def load():
    global _lib
    if _lib is not None:
        return _lib
    if not os.path.exists(SO_PATH):
        raise FisherRastError(
            f"{SO_PATH} is missing: the HIP extension has not been built "
            "(run `python -c \"import __graft_entry__ as g; g.build()\"` at the repo root). "
            "There is no CPU fallback for this path.")
    import torch
    lib = ctypes.CDLL(SO_PATH)
    ab_build = "FISHER_RAST_SO" in os.environ
    for name in EXPORTS:
        if not hasattr(lib, name) and not ab_build:
            raise FisherRastError(f"{SO_PATH} does not export {name}")
    lib.fr_version.restype = ctypes.c_int
    lib.fr_last_error.restype = ctypes.c_char_p
    lib.fr_build_id.restype = ctypes.c_char_p
    lib.fr_init.restype = ctypes.c_int
    lib.fr_fisher_workspace_layout.restype = ctypes.c_int
    lib.fr_fisher_workspace_layout.argtypes = [ctypes.c_int32, ctypes.c_int32, ctypes.c_int32, ctypes.c_int32,
                                               ctypes.c_int64, ctypes.c_int32, ctypes.POINTER(ctypes.c_size_t)]
    if hasattr(lib, "fr_fisher_part_list_offset"):
        lib.fr_fisher_part_list_offset.restype = ctypes.c_int
        lib.fr_fisher_part_list_offset.argtypes = lib.fr_fisher_workspace_layout.argtypes
    want = source_hash()
    got = lib.fr_build_id().decode().split(":")[-1]
    if "FISHER_RAST_SO" not in os.environ and want is not None and got != want:
        raise FisherRastError(f"{SO_PATH} was built from other sources (build id {got}, sources {want}): "
                              "run `python -c \"import __graft_entry__ as g; g.build()\"`")
    lib.fr_workspace_bytes.restype = ctypes.c_int
    lib.fr_workspace_bytes.argtypes = [ctypes.c_int32, ctypes.c_int32, ctypes.c_int32, ctypes.c_int64,
                                       ctypes.POINTER(ctypes.c_size_t)]
    lib.fr_workspace_layout.restype = ctypes.c_int
    lib.fr_workspace_layout.argtypes = [ctypes.c_int32, ctypes.c_int32, ctypes.c_int32, ctypes.c_int64,
                                        ctypes.POINTER(ctypes.c_size_t)]
    lib.fr_mark_visible.restype = ctypes.c_int
    lib.fr_mark_visible.argtypes = [ctypes.c_int32, _f32p, _f32p, _f32p, ctypes.c_void_p, ctypes.c_void_p]
    lib.fr_forward.restype = ctypes.c_int
    lib.fr_forward.argtypes = [ctypes.POINTER(RasterCfg), ctypes.POINTER(Gaussians),
                               ctypes.c_void_p, ctypes.c_void_p, ctypes.c_int64, ctypes.c_void_p,
                               _f32p, _f32p, ctypes.c_void_p, ctypes.c_void_p, ctypes.c_void_p]
    lib.fr_backward.restype = ctypes.c_int
    lib.fr_backward.argtypes = [ctypes.POINTER(RasterCfg), ctypes.POINTER(Gaussians), ctypes.c_void_p,
                                ctypes.c_void_p, ctypes.c_void_p, ctypes.c_void_p,
                                _f32p, ctypes.c_int32] + [_f32p] * 9 + [ctypes.c_void_p]
    lib.fr_backward_scratch_bytes.restype = ctypes.c_size_t
    lib.fr_backward_scratch_bytes.argtypes = [ctypes.c_int32] * 4 + [ctypes.c_int64]
    lib.fr_backward_ws.restype = ctypes.c_int
    lib.fr_backward_ws.argtypes = [ctypes.POINTER(RasterCfg), ctypes.POINTER(Gaussians), ctypes.c_void_p,
                                   ctypes.c_void_p, ctypes.c_void_p, ctypes.c_void_p,
                                   _f32p, ctypes.c_int32] + [_f32p] * 9 + [ctypes.c_int64, ctypes.c_void_p, ctypes.c_size_t, ctypes.c_void_p]
    lib.fr_forward_pair.restype = ctypes.c_int
    lib.fr_forward_pair.argtypes = [ctypes.POINTER(RasterCfg), ctypes.POINTER(Gaussians), _f32p,
                                    ctypes.c_void_p, ctypes.c_void_p, ctypes.c_int64, ctypes.c_void_p,
                                    _f32p, _f32p, _f32p, ctypes.c_void_p, ctypes.c_void_p, ctypes.c_void_p]
    lib.fr_forward_features.restype = ctypes.c_int
    lib.fr_forward_features.argtypes = [ctypes.POINTER(RasterCfg), _f32p, ctypes.c_void_p, ctypes.c_void_p, ctypes.c_void_p,
                                        _f32p, ctypes.c_void_p]
    lib.fr_backward_pair.restype = ctypes.c_int
    lib.fr_backward_pair.argtypes = [ctypes.POINTER(RasterCfg), ctypes.POINTER(Gaussians), ctypes.c_void_p,
                                     ctypes.c_void_p, ctypes.c_void_p, ctypes.c_void_p,
                                     _f32p, _f32p, _f32p] + [_f32p] * 10 + [ctypes.c_void_p]
    lib.fr_backward_pair_scratch_bytes.restype = ctypes.c_size_t
    lib.fr_backward_pair_scratch_bytes.argtypes = [ctypes.c_int32] * 3 + [ctypes.c_int64]
    lib.fr_backward_pair_ws.restype = ctypes.c_int
    lib.fr_backward_pair_ws.argtypes = [ctypes.POINTER(RasterCfg), ctypes.POINTER(Gaussians), ctypes.c_void_p,
                                        ctypes.c_void_p, ctypes.c_void_p, ctypes.c_void_p,
                                        _f32p, _f32p, _f32p] + [_f32p] * 10 + [ctypes.c_int64, ctypes.c_void_p, ctypes.c_size_t, ctypes.c_void_p]
    lib.fr_fisher_workspace_bytes.restype = ctypes.c_size_t
    lib.fr_fisher_workspace_bytes.argtypes = [ctypes.c_int32, ctypes.c_int32, ctypes.c_int32, ctypes.c_int32,
                                              ctypes.c_int64, ctypes.c_int32]
    lib.fr_fisher_views.restype = ctypes.c_int
    lib.fr_fisher_views.argtypes = [ctypes.POINTER(RasterCfg), ctypes.POINTER(Gaussians),
                                    ctypes.POINTER(FisherCfg), ctypes.c_void_p, ctypes.c_size_t, ctypes.c_int64,
                                    ctypes.c_void_p, ctypes.c_void_p]
    lib.fr_fisher_pose_workspace_bytes.restype = ctypes.c_size_t
    lib.fr_fisher_pose_workspace_bytes.argtypes = [ctypes.c_int32, ctypes.c_int32, ctypes.c_int32, ctypes.c_int32, ctypes.c_int64]
    lib.fr_fisher_pose_workspace_layout.restype = ctypes.c_int
    lib.fr_fisher_pose_workspace_layout.argtypes = [ctypes.c_int32, ctypes.c_int32, ctypes.c_int32, ctypes.c_int32, ctypes.c_int64,
                                                    ctypes.POINTER(ctypes.c_size_t)]
    lib.fr_fisher_pose_views.restype = ctypes.c_int
    lib.fr_fisher_pose_views.argtypes = [ctypes.POINTER(RasterCfg), ctypes.POINTER(Gaussians), ctypes.POINTER(FisherCfg), _f32p,
                                         ctypes.c_void_p, ctypes.c_size_t, ctypes.c_int64, ctypes.c_void_p, ctypes.c_void_p]
    if hasattr(lib, "fr_render_views"):
        lib.fr_render_views_workspace_bytes.restype = ctypes.c_size_t
        lib.fr_render_views_workspace_bytes.argtypes = [ctypes.c_int32, ctypes.c_int32, ctypes.c_int32, ctypes.c_int32, ctypes.c_int64]
        lib.fr_render_views_workspace_layout.restype = ctypes.c_int
        lib.fr_render_views_workspace_layout.argtypes = [ctypes.c_int32, ctypes.c_int32, ctypes.c_int32, ctypes.c_int32, ctypes.c_int64,
                                                         ctypes.POINTER(ctypes.c_size_t)]
        lib.fr_render_views.restype = ctypes.c_int
        lib.fr_render_views.argtypes = [ctypes.POINTER(RasterCfg), ctypes.POINTER(Gaussians), ctypes.POINTER(FisherCfg),
                                        _f32p, _f32p, _f32p, _f32p,
                                        ctypes.c_void_p, ctypes.c_size_t, ctypes.c_int64, ctypes.c_void_p, ctypes.c_void_p]
    if hasattr(lib, "fr_fisher_point_views"):
        lib.fr_fisher_point_workspace_bytes.restype = ctypes.c_size_t
        lib.fr_fisher_point_workspace_bytes.argtypes = [ctypes.c_int32, ctypes.c_int32, ctypes.c_int32, ctypes.c_int32, ctypes.c_int64,
                                                        ctypes.c_int32]
        lib.fr_fisher_point_workspace_layout.restype = ctypes.c_int
        lib.fr_fisher_point_workspace_layout.argtypes = [ctypes.c_int32, ctypes.c_int32, ctypes.c_int32, ctypes.c_int32, ctypes.c_int64,
                                                         ctypes.c_int32, ctypes.POINTER(ctypes.c_size_t)]
        lib.fr_fisher_point_views.restype = ctypes.c_int
        lib.fr_fisher_point_views.argtypes = [ctypes.POINTER(RasterCfg), ctypes.POINTER(Gaussians), ctypes.POINTER(FisherCfg), _f32p, _f32p,
                                              ctypes.c_void_p, ctypes.c_size_t, ctypes.c_int64, ctypes.c_void_p, ctypes.c_void_p]
    if hasattr(lib, "fr_popgs_diag_criterion"):
        lib.fr_popgs_diag_criterion_workspace_bytes.restype = ctypes.c_size_t
        lib.fr_popgs_diag_criterion_workspace_bytes.argtypes = [ctypes.c_int32, ctypes.c_int64]
        lib.fr_popgs_diag_criterion.restype = ctypes.c_int
        lib.fr_popgs_diag_criterion.argtypes = [ctypes.c_int32, ctypes.c_int32, ctypes.c_int64, _f32p, _f32p, ctypes.c_int64, _f32p,
                                                ctypes.c_void_p, ctypes.c_void_p, ctypes.c_float, ctypes.c_int32, ctypes.c_void_p,
                                                ctypes.c_void_p, ctypes.c_size_t, ctypes.c_void_p]
    lib.fr_densify_stats.restype = ctypes.c_int
    lib.fr_densify_stats.argtypes = [ctypes.c_int32, ctypes.c_void_p, _f32p, _f32p, _f32p, _f32p, ctypes.c_void_p, ctypes.c_void_p]
    lib.fr_densify_masks.restype = ctypes.c_int
    lib.fr_densify_masks.argtypes = [ctypes.c_int32, _f32p, _f32p, _f32p, ctypes.c_int32, ctypes.c_float, ctypes.c_float, ctypes.c_float,
                                     ctypes.c_void_p, ctypes.c_void_p, ctypes.c_void_p]
    lib.fr_prune_mask.restype = ctypes.c_int
    lib.fr_prune_mask.argtypes = [ctypes.c_int32, _f32p, _f32p, ctypes.c_int32, ctypes.c_float, ctypes.c_float, ctypes.c_void_p, ctypes.c_void_p]
    lib.fr_knn_workspace_bytes.restype = ctypes.c_size_t
    lib.fr_knn_workspace_bytes.argtypes = [ctypes.c_int32]
    lib.fr_knn_dist2.restype = ctypes.c_int
    lib.fr_knn_dist2.argtypes = [ctypes.c_int32, _f32p, _f32p, ctypes.c_void_p, ctypes.c_size_t, ctypes.c_void_p]
    lib.fr_spatial_order_workspace_bytes.restype = ctypes.c_size_t
    lib.fr_spatial_order_workspace_bytes.argtypes = [ctypes.c_int32]
    lib.fr_spatial_order.restype = ctypes.c_int
    lib.fr_spatial_order.argtypes = [ctypes.c_int32, _f32p, ctypes.c_void_p, ctypes.c_void_p, ctypes.c_size_t, ctypes.c_void_p]
    lib.fr_profile_enable.restype = ctypes.c_int
    lib.fr_profile_enable.argtypes = [ctypes.c_int]
    lib.fr_profile_fetch.restype = ctypes.c_int
    lib.fr_profile_fetch.argtypes = [ctypes.POINTER(ctypes.c_float), ctypes.c_int]
    occp = ctypes.POINTER(OccCfg)
    f4, f16 = ctypes.c_float * 4, ctypes.c_float * 16
    lib.fr_occ_workspace_bytes.restype = ctypes.c_size_t
    lib.fr_occ_workspace_bytes.argtypes = [occp]
    lib.fr_occ_update.restype = ctypes.c_int
    lib.fr_occ_update.argtypes = [occp, _f32p, ctypes.c_int32, ctypes.c_int32, ctypes.c_int32, ctypes.POINTER(f4), ctypes.POINTER(f16),
                                  ctypes.POINTER(ctypes.c_float), ctypes.c_int32, ctypes.c_int32, ctypes.c_int32, _f32p,
                                  ctypes.c_void_p, ctypes.c_size_t, ctypes.c_void_p]
    lib.fr_occ_freespace.restype = ctypes.c_int
    lib.fr_occ_freespace.argtypes = [occp, _f32p, _f32p, ctypes.c_int32, ctypes.c_void_p, ctypes.c_void_p, ctypes.c_size_t, ctypes.c_void_p]
    lib.fr_occ_frontiers.restype = ctypes.c_int
    lib.fr_occ_frontiers.argtypes = [occp, _f32p, ctypes.c_void_p, ctypes.c_int32, ctypes.c_int32, ctypes.c_int32, ctypes.c_int32,
                                     ctypes.c_void_p, ctypes.c_void_p, ctypes.c_void_p, ctypes.c_int32, ctypes.c_void_p,
                                     ctypes.c_void_p, ctypes.c_size_t, ctypes.c_void_p]
    lib.fr_occ_erode.restype = ctypes.c_int
    lib.fr_occ_erode.argtypes = [occp, ctypes.c_void_p, ctypes.c_void_p, ctypes.c_int32, ctypes.c_void_p]
    lib.fr_occ_ring_candidates.restype = ctypes.c_int
    lib.fr_occ_ring_candidates.argtypes = [occp, _f32p, ctypes.c_int32, ctypes.c_int32, ctypes.c_float, ctypes.c_float, ctypes.c_float,
                                           ctypes.c_uint32, ctypes.c_void_p, ctypes.c_int32, _f32p, ctypes.c_void_p, ctypes.c_void_p]
    lib.fr_occ_free_candidates.restype = ctypes.c_int
    lib.fr_occ_free_candidates.argtypes = [occp, ctypes.c_void_p, ctypes.c_float, ctypes.c_uint32, _f32p, ctypes.c_int32,
                                           ctypes.c_void_p, ctypes.c_void_p, ctypes.c_size_t, ctypes.c_void_p]
    lib.fr_occ_cells_of.restype = ctypes.c_int
    lib.fr_occ_cells_of.argtypes = [occp, _f32p, ctypes.c_int32, ctypes.c_void_p, ctypes.c_void_p]
    _lib = lib
    return lib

====================

_About this task:_ Where the listing above has a line with "lib.fr_backward_pair_ws.restype = ctypes.c_int", start there, and output every line exactly through the line with "lib.fr_render_views_workspace_bytes.restype = ctypes.c_size_t", which is also included.

_Answer space:_
    lib.fr_backward_pair_ws.restype = ctypes.c_int
    lib.fr_backward_pair_ws.argtypes = [ctypes.POINTER(RasterCfg), ctypes.POINTER(Gaussians), ctypes.c_void_p,
                                        ctypes.c_void_p, ctypes.c_void_p, ctypes.c_void_p,
                                        _f32p, _f32p, _f32p] + [_f32p] * 10 + [ctypes.c_int64, ctypes.c_void_p, ctypes.c_size_t, ctypes.c_void_p]
    lib.fr_fisher_workspace_bytes.restype = ctypes.c_size_t
    lib.fr_fisher_workspace_bytes.argtypes = [ctypes.c_int32, ctypes.c_int32, ctypes.c_int32, ctypes.c_int32,
                                              ctypes.c_int64, ctypes.c_int32]
    lib.fr_fisher_views.restype = ctypes.c_int
    lib.fr_fisher_views.argtypes = [ctypes.POINTER(RasterCfg), ctypes.POINTER(Gaussians),
                                    ctypes.POINTER(FisherCfg), ctypes.c_void_p, ctypes.c_size_t, ctypes.c_int64,
                                    ctypes.c_void_p, ctypes.c_void_p]
    lib.fr_fisher_pose_workspace_bytes.restype = ctypes.c_size_t
    lib.fr_fisher_pose_workspace_bytes.argtypes = [ctypes.c_int32, ctypes.c_int32, ctypes.c_int32, ctypes.c_int32, ctypes.c_int64]
    lib.fr_fisher_pose_workspace_layout.restype = ctypes.c_int
    lib.fr_fisher_pose_workspace_layout.argtypes = [ctypes.c_int32, ctypes.c_int32, ctypes.c_int32, ctypes.c_int32, ctypes.c_int64,
                                                    ctypes.POINTER(ctypes.c_size_t)]
    lib.fr_fisher_pose_views.restype = ctypes.c_int
    lib.fr_fisher_pose_views.argtypes = [ctypes.POINTER(RasterCfg), ctypes.POINTER(Gaussians), ctypes.POINTER(FisherCfg), _f32p,
                                         ctypes.c_void_p, ctypes.c_size_t, ctypes.c_int64, ctypes.c_void_p, ctypes.c_void_p]
    if hasattr(lib, "fr_render_views"):
        lib.fr_render_views_workspace_bytes.restype = ctypes.c_size_t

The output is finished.